16. Porquanto inexistiam indícios sérios por parte do douto Tribunal a quo de que se trataria de um expediente meramente dilatório para adiar a diligência, tanto mais que tal referência nem tão-pouco consta da decisão.

17. Termos em que mal andou o douto Tribunal a quo, na decisão final proferida, pelo que desde já se requer a procedência por provado do presente recurso e a revogação da decisão ora em crise, tudo em estrita conformidade com a tão douta e costumada JUSTIÇA! »

11. Contra-alegou a autora (fls. 98/100 do processo físico) pugnando pela improcedência do recurso e pela manutenção do julgado.

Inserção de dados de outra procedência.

int vag_dec_fwd_persistent_launch(const float* pe, const float* mask, const float* h0, const float* xp1, const float* W1,
                                  const float* b1, const float* wcat, const float* bcat, const float* v, const float* encwp,
                                  const float* b_ih2, float* h1, float* g1, float* qhp, float* alpha, float* h2_all, float* g2,
                                  float* psc, unsigned* sync, int64_t B, int64_t Ts, int64_t Tt, int64_t H, hipStream_t s) {
    VAG_CHECK_ARG(pe && mask && h0 && xp1 && W1 && b1 && wcat && bcat && v && encwp && b_ih2 && h1 && g1 && qhp && alpha && h2_all &&
                  g2 && psc && sync && vag_dec_persistent_ok(B, Ts, Tt, H));
    VAG_CHECK_ARG(aligned16(pe) && aligned16(h0) && aligned16(xp1) && aligned16(W1) && aligned16(b1) && aligned16(wcat) &&
                  aligned16(bcat) && aligned16(v) && aligned16(encwp) && aligned16(b_ih2) && aligned16(h1) && aligned16(g1) &&
                  aligned16(qhp) && aligned16(h2_all) && aligned16(g2));
    DecPArgs a = dec_fwd_args(pe, mask, h0, xp1, W1, b1, wcat, bcat, v, encwp, b_ih2, h1, g1, qhp, alpha, h2_all, g2, psc, B, Ts, Tt, H);
    VAG_TRY(dec_fwd_zero(a, sync, s));
    int64_t lds = dec_persistent_lds_bytes(Ts);
    if (lds < 84 * 1024) lds = 84 * 1024;
    if (!max_lds_once<dec_fwd_persistent_kernel<false, 64>>()) return VAG_EINVAL;
    if (H == 256 && !max_lds_once<dec_fwd_persistent_kernel<false, 32>>()) return VAG_EINVAL;
    {
        PTimerScope timed(1, s);
        row_tile_passes(a.RT, dec_tiles_per_pass(H), [&](int rt0, int tiles) {
            a.rt0 = rt0;
            if (H == 512) hipLaunchKernelGGL((dec_fwd_persistent_kernel<false, 64>), dim3(tiles * 64u), dim3(512), (size_t)lds, s, a);
            else hipLaunchKernelGGL((dec_fwd_persistent_kernel<false, 32>), dim3(tiles * 32u), dim3(512), (size_t)lds, s, a);
        });
    }
    VAG_LAUNCH_CHECK();
    return VAG_OK;
}

bool vag_dec_free_persistent_ok(int64_t B, int64_t Ts, int64_t Tt, int64_t E, int64_t H, int64_t V) {
    if (H != 512 || E != DEC_E || B <= 0 || B > 64 || Ts <= 0 || Tt <= 0 || Ts > 512 || V < 16 || V >= (1ll << 30)) return false;
    const int cus = persist_cu_count();
    return cdiv64(B, 16) * DEC_WGS <= cus && dec_persistent_lds_bytes(Ts, true) <= 160 * 1024 && persist_lds_ok(160 * 1024);
}
// ... 14 lines not shown
                                   int64_t H, int64_t V, hipStream_t s) {
    const float* tables = tab.embp;
    VAG_CHECK_ARG(pe && mask && h0 && W1 && b1 && wcat && bcat && v && encwp && b_ih2 && h1 && g1 && qhp && alpha && h2_all && g2 &&
                  psc && sync && tables && hw1 && hb1 && hb2 && hb3 && out_w && out_b && tmid && tok &&
                  vag_dec_free_persistent_ok(B, Ts, Tt, E, H, V));
    VAG_CHECK_ARG(aligned16(pe) && aligned16(h0) && aligned16(W1) && aligned16(b1) && aligned16(wcat) && aligned16(bcat) &&
                  aligned16(v) && aligned16(encwp) && aligned16(b_ih2) && aligned16(h1) && aligned16(g1) && aligned16(qhp) &&
                  aligned16(h2_all) && aligned16(g2) && aligned16(tables) && aligned16(hw1) && aligned16(out_w) && aligned16(tmid));
    VAG_CHECK_ARG(!logits || (aligned16(logits) && ldl >= V && ldl % 4 == 0));
    DecPArgs a = dec_fwd_args(pe, mask, h0, nullptr, W1, b1, wcat, bcat, v, encwp, b_ih2, h1, g1, qhp, alpha, h2_all, g2, psc, B, Ts, Tt, H);
    a.embp = tab.embp; a.embw3 = tab.embw3; a.encw2 = tab.encw2; a.cand = tab.cand;
    a.hw1 = hw1; a.hb1 = hb1; a.hb2 = hb2; a.hb3 = hb3; a.out_w = out_w; a.out_b = out_b; a.tmid = tmid; a.logits = logits;
    a.tok = tok; a.rng = rng; a.p_out = p_out; a.V = (int)V; a.ldl = (int)ldl;
    VAG_TRY(dec_fwd_zero(a, sync, s));
    int64_t lds = dec_persistent_lds_bytes(Ts, true);
    if (lds < 84 * 1024) lds = 84 * 1024;
    if (!max_lds_once<dec_fwd_persistent_kernel<true>>()) return VAG_EINVAL;
    {
        PTimerScope timed(1, s);
        hipLaunchKernelGGL(dec_fwd_persistent_kernel<true>, dim3((unsigned)(a.RT * DEC_WGS)), dim3(512), (size_t)lds, s, a);
    }
    VAG_LAUNCH_CHECK();
    return VAG_OK;
}

bool vag_enc_wide16_ok(int64_t B, int64_t Ts, int64_t H) {
    if (!(H == 512 || H == 1024) || B < 1 || Ts < 1) return false;
    const int64_t wgs = 2 * cdiv64(B, 64) * (H / 32);
    if (wgs > persist_cu_count() || !persist_lds_ok(160 * 1024)) return false;
    return 2 * cdiv64(B, 64) * Ts + 64 <= vag_enc_persistent_sync_words(B, Ts);
}
int vag_enc_fwd_wide16_launch(const float* xp, const vag_half* w16_fw, const vag_half* w16_bw, const float* b_fw, const float* b_bw,
                              const int* lengths, float* hst, float* gates, float* enc, vag_half* hx, unsigned* sync, const uint64_t* rng,
                              float p_ctx, int64_t B, int64_t Ts, int64_t H, hipStream_t s) {
    VAG_CHECK_ARG(xp && w16_fw && w16_bw && b_fw && b_bw && lengths && hst && gates && enc && hx && sync &&
                  vag_enc_wide16_ok(B, Ts, H));
    VAG_CHECK_ARG(aligned16(xp) && aligned16(w16_fw) && aligned16(w16_bw) && aligned16(b_fw) && aligned16(b_bw) && aligned16(hst) &&
                  aligned16(gates) && aligned16(enc) && aligned16(hx));
    EncWArgs a;
    a.xp = xp; a.W16[0] = w16_fw; a.W16[1] = w16_bw; a.bias[0] = b_fw; a.bias[1] = b_bw; a.lengths = lengths;
    a.hst = hst; a.gates = gates; a.enc = enc; a.hx = hx; a.rng = rng; a.p_ctx = p_ctx;
    a.B = (int)B; a.Ts = (int)Ts; a.H = (int)H; a.RG = (int)cdiv64(B, 64); a.CS = (int)(H / 32);
    VAG_TRY(sync_begin(a, sync, vag_enc_persistent_sync_words(B, Ts), s));
    const size_t lds = 96 * 1024;
    if (!max_lds_once<enc_fwd_wide16_kernel<4>>() || !max_lds_once<enc_fwd_wide16_kernel<8>>()) return VAG_EINVAL;
    const dim3 grid((unsigned)(2 * a.RG * a.CS));
    {
        PTimerScope timed(0, s);
        if (H == 512) hipLaunchKernelGGL(enc_fwd_wide16_kernel<4>, grid, dim3(512), lds, s, a);
        else hipLaunchKernelGGL(enc_fwd_wide16_kernel<8>, grid, dim3(512), lds, s, a);
    }
    VAG_LAUNCH_CHECK();
    return VAG_OK;
}

int vag_enc_bwd_wide16_launch(const vag_half* wt16, const float* d_enc, const float* gates, const float* hst, const int* lengths,
                              const uint64_t* rng, float p_ctx, float* d_xp, float* dgh, vag_half* gx, unsigned* sync, int64_t B,
                              int64_t Ts, int64_t H, hipStream_t s) {
    VAG_CHECK_ARG(wt16 && d_enc && gates && hst && lengths && d_xp && dgh && gx && sync && vag_enc_wide16_ok(B, Ts, H));
    VAG_CHECK_ARG(aligned16(wt16) && aligned16(d_enc) && aligned16(gates) && aligned16(hst) && aligned16(d_xp) && aligned16(dgh) &&
                  aligned16(gx));
    EncWBArgs a;
    a.WT16[0] = wt16; a.WT16[1] = wt16 + 3 * H * H; a.d_enc = d_enc; a.gates = gates; a.hst = hst; a.lengths = lengths;
    a.rng = rng; a.p_ctx = p_ctx; a.d_xp = d_xp; a.dgh = dgh; a.gx = gx;
    a.B = (int)B; a.Ts = (int)Ts; a.H = (int)H; a.RG = (int)cdiv64(B, 64); a.CS = (int)(H / 32);
    VAG_TRY(sync_begin(a, sync, vag_enc_persistent_sync_words(B, Ts), s));
    const size_t lds = 84 * 1024;
    if (!max_lds_once<enc_bwd_wide16_kernel<6>>() || !max_lds_once<enc_bwd_wide16_kernel<12>>()) return VAG_EINVAL;
    const dim3 grid((unsigned)(2 * a.RG * a.CS));
    {
        PTimerScope timed(2, s);
        if (H == 512) hipLaunchKernelGGL(enc_bwd_wide16_kernel<6>, grid, dim3(512), lds, s, a);
        else hipLaunchKernelGGL(enc_bwd_wide16_kernel<12>, grid, dim3(512), lds, s, a);
    }
    VAG_LAUNCH_CHECK();
    return VAG_OK;
}

int vag_enc_bwd_persistent_launch(const float* whhT, const float* d_enc, const float* gates, const float* hst, const int* lengths,
                                  const uint64_t* rng, float p_ctx, float* d_xp, float* dgh, float* planes, unsigned* sync, int64_t B,
                                  int64_t Ts, int64_t H, hipStream_t s) {
    VAG_CHECK_ARG(whhT && d_enc && gates && hst && lengths && d_xp && dgh && sync && (H == 512 || H == 256) && vag_enc_persistent_ok(B, Ts, H));
    VAG_CHECK_ARG(aligned16(whhT) && aligned16(d_enc) && aligned16(gates) && aligned16(hst) && aligned16(d_xp) && aligned16(dgh) && aligned16(planes));
    const bool pl = planes && vag_opt().handoff_planes && vag_enc_bwd_planes_floats(B, Ts, H) > 0;
    EncBArgs a;
    a.WT[0] = whhT; a.WT[1] = whhT + 3 * H * H; a.d_enc = d_enc; a.gates = gates; a.hst = hst; a.lengths = lengths;
    a.rng = rng; a.p_ctx = p_ctx; a.d_xp = d_xp; a.dgh = dgh; a.pl = reinterpret_cast<char*>(planes);
    a.B = (int)B; a.Ts = (int)Ts; a.H = (int)H; a.RT = (int)cdiv64(B, 16); a.CS = (int)(H / 16);
    VAG_TRY(sync_begin(a, sync, vag_enc_persistent_sync_words(B, Ts), s));
    {
        PTimerScope timed(2, s);
        row_tile_passes(a.RT, enc_tiles_per_pass(H), [&](int rt0, int tiles) {
            a.rt0 = rt0; a.RTP = tiles;
            const dim3 grid((unsigned)(2 * a.RTP * a.CS));
            if (H == 512 && pl) hipLaunchKernelGGL((enc_bwd_persistent_kernel<6, true>), grid, dim3(512), 0, s, a);
            else if (H == 512) hipLaunchKernelGGL((enc_bwd_persistent_kernel<6, false>), grid, dim3(512), 0, s, a);
            else if (pl) hipLaunchKernelGGL((enc_bwd_persistent_kernel<3, true>), grid, dim3(512), 0, s, a);
            else hipLaunchKernelGGL((enc_bwd_persistent_kernel<3, false>), grid, dim3(512), 0, s, a);
        });
    }
    VAG_LAUNCH_CHECK();
    return VAG_OK;
}

unsigned* vag_persist_guard(void) {
    if (vag_ctx().guard) return vag_ctx().guard;
    void* p = nullptr;
    if (hipGetSymbolAddress(&p, HIP_SYMBOL(g_persist_guard)) != hipSuccess) { (void)hipGetLastError(); return nullptr; }
    return reinterpret_cast<unsigned*>(p);
}
int vag_persistent_timeouts_read(void) {
    unsigned v = 0, z = 0;
    const unsigned zz[2] = {0u, 0u};
    if (hipMemcpyFromSymbol(&v, HIP_SYMBOL(g_persist_timeouts), sizeof(v)) != hipSuccess) return -1;
    if (v != 0 && (hipMemcpyToSymbol(HIP_SYMBOL(g_persist_timeouts), &z, sizeof(z)) != hipSuccess ||
                   hipMemcpyToSymbol(HIP_SYMBOL(g_persist_guard), zz, sizeof(zz)) != hipSuccess)) return -1;
    return (int)v;
}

12. Cumpre-nos, agora, apreciar e decidir.

II- Fundamentação
A) De Facto.

Na sentença foram dados, pelo tribunal da 1ª. instância, como provados os seguintes factos:

A) A Autora dedica-se à actividade de mediação imobiliária, estando para tal habilitada com a licença nº ... – AMI, do INCI – Instituto da Construção e do Imobiliário;

B) No âmbito daquela actividade, no dia 20/9/2016 a Autora e Ré acordaram nos termos do Contrato de Mediação Imobiliária nº..., junto a fls.55, que se dá por reproduzido;

C) Nos termos da cláusula 2ª do referido contrato a Autora obrigava-se a diligenciar no sentido de encontrar interessado na venda do imóvel com as seguintes características – fracção autónoma sita na Rua ...;

D) O negócio seria realizado pelo preço de €117.500 (clausula 2ª);

E) Nos termos da cláusula 4ª do contrato referido em B) as partes acordaram que “o segundo contraente (ora Ré) contrata a mediadora em regime de exclusividade”;

F) Pela prestação dos serviços descritos em C), a Ré obrigou-se a pagar à Autora a título de remuneração a quantia de 5% sobre o preço pelo qual o negócio é efectivamente concretizado, não sendo inferior a €5.000 (cinco mil euros) acrescido de IVA à taxa legal em vigor à data da outorga do contrato definitivo (clausula 5ª);

G) O contrato foi celebrado pelo prazo de seis meses, contados a partir da data da sua celebração, renovando-se automaticamente por iguais e sucessivos períodos, caso não fosse denunciado por nenhuma das partes (clausula 8ª);

H) Em 18/10/2016 a Autora e Ré acordaram no aditamento ao contrato referido em C), alterando o preço fixado para €115.000;

I) Após a celebração do referido contrato a Autora promoveu a venda do imóvel aí referido através de publicidade inserida na Internet, na montra do local de atendimento e através de contacto com potenciais clientes;

J) Na sequência de tais esforços a Autora conseguiu angariar pessoa interessada na aquisição do imóvel, A..., que aceitou adquirir o imóvel pelo preço de €105.000;

K) Nessa sequência a Autora entrou em contacto com a Ré a quem transmitiu a proposta de compra pelo indicado preço;

L) A Ré aceitou a proposta por email enviado a 15/2/2017;

M) Pelo que a Autora solicitou à proponente que formalizasse a proposta por escrito no dia 17/2/2017, na qual se comprometeu a adquiri a fracção pelo preço de €105.000, a pagar a título de sinal e princípio de pagamento a quantia de €5.000 na data da assinatura do contrato promessa e a outorgar o contrato definitivo no prazo máximo de 90 dias;

N) A Autora remeteu à Ré uma carta datada de 14/2/2017 a denunciar o contrato com efeitos a 20 de Março de 2017;

O) Contactada pela Autora a Ré referiu que havia denunciado porquanto queria deixar de ter regime de exclusividade no final do contrato, mantendo a aceitação da proposta que foi efectuada;

P) Por email de 21/2/2017 a Ré, invocando falta de confiança profissional na Autora reiterou a denuncia do contrato feita por carta de 14/2/2017, recusando-se a celebrar a venda da fracção objecto do contrato;

Q) E exigiu a devolução das chaves do imóvel;

R) A Autora em 1/3/2017 enviou carta registada com aviso de recepção a solicitar o pagamento da comissão acordada, a qual foi devolvida;

S) No dia 10/3/2017 a Autora remeteu carta registada com aviso de receção à Ré, para a sua morada fiscal, e no dia 16/3/2017 remeteu nova carta para a morada constante do contrato de mediação e para a morada fiscal;

Factos não provados (dados pelo mesmo tribunal)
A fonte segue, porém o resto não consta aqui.